**WHAT THE TASK REQUIRES:**
Using the listing below, report all lines holding the word "momentum".

**THE INPUT:**
________________

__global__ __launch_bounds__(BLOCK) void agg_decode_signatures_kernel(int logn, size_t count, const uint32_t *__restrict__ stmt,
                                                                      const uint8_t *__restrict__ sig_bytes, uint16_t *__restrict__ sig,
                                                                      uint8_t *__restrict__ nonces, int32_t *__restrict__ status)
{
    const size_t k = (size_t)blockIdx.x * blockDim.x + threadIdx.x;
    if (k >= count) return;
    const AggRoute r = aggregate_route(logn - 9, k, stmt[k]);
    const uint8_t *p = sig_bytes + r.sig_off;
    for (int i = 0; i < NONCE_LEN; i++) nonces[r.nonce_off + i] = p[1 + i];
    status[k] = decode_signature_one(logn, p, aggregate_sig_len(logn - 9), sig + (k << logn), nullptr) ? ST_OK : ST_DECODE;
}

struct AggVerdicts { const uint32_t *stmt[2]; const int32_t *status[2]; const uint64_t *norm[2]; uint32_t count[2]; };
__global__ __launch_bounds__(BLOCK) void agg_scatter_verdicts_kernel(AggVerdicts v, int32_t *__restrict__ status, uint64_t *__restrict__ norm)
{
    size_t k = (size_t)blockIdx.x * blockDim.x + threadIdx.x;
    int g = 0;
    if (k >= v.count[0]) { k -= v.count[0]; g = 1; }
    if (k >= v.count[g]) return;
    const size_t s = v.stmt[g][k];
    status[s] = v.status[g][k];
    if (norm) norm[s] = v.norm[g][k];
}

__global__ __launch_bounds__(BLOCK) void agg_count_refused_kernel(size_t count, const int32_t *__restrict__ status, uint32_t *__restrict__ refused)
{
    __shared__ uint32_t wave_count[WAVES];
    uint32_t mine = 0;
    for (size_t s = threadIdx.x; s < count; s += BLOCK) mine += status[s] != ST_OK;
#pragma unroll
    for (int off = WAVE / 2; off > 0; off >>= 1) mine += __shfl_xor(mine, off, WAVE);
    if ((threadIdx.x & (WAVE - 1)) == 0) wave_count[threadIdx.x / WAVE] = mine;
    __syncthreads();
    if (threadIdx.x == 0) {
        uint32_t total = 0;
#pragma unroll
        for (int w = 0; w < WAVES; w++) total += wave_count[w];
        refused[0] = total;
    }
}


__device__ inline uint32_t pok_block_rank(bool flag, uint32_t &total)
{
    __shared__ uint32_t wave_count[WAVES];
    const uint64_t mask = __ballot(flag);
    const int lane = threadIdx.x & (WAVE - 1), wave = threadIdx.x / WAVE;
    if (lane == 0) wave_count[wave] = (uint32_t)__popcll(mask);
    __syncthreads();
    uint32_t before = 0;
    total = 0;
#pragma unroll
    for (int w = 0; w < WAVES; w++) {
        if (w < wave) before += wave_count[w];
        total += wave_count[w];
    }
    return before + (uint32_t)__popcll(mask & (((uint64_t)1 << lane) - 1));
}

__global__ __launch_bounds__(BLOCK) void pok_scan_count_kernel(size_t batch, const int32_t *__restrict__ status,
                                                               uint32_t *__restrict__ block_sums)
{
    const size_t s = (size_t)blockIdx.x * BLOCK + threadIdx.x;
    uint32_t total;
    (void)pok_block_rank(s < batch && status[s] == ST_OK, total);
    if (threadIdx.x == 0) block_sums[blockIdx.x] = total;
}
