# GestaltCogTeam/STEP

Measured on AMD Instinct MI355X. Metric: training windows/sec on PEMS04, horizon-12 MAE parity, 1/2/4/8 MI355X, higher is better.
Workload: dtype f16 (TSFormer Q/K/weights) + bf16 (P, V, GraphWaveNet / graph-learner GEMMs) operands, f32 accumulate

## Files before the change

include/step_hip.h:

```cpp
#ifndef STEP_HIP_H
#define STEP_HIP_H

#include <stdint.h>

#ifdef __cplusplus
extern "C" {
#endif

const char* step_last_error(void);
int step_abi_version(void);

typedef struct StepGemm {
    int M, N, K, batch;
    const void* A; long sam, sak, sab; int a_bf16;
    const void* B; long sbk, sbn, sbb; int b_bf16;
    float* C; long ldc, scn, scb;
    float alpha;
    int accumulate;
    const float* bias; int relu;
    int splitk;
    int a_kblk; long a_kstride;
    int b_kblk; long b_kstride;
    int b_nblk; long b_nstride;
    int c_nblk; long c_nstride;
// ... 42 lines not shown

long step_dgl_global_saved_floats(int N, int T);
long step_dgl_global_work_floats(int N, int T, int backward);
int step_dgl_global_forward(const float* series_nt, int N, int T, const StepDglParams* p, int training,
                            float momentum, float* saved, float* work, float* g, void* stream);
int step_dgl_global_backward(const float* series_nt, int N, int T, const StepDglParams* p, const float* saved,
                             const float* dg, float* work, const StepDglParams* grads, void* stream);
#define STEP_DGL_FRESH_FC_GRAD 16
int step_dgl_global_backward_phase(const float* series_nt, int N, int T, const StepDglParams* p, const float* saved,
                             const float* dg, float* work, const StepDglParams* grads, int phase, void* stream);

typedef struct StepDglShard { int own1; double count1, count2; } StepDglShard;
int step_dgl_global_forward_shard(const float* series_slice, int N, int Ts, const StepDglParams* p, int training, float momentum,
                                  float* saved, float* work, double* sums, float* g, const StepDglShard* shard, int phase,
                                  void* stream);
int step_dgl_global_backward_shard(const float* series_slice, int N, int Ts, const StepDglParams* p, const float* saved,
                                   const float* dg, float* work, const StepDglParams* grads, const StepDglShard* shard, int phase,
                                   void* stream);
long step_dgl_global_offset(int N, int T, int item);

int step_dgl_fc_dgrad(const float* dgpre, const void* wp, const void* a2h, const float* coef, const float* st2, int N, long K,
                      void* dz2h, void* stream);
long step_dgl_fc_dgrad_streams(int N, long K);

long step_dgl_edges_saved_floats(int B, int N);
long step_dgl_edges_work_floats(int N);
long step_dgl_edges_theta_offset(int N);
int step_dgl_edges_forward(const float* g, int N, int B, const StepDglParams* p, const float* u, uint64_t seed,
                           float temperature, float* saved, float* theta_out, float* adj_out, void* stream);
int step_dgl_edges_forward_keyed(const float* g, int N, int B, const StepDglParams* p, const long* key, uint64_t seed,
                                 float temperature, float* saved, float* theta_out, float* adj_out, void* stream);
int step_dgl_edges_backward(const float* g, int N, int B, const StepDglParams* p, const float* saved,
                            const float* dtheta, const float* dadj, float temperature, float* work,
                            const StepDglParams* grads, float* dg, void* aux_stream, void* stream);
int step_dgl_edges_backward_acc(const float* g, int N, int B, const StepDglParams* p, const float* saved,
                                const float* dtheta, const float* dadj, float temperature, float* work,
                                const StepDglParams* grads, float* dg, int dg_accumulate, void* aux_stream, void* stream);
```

________________

**RESULT FOR THIS EXERCISE:**
                            float momentum, float* saved, float* work, float* g, void* stream);
int step_dgl_global_forward_shard(const float* series_slice, int N, int Ts, const StepDglParams* p, int training, float momentum,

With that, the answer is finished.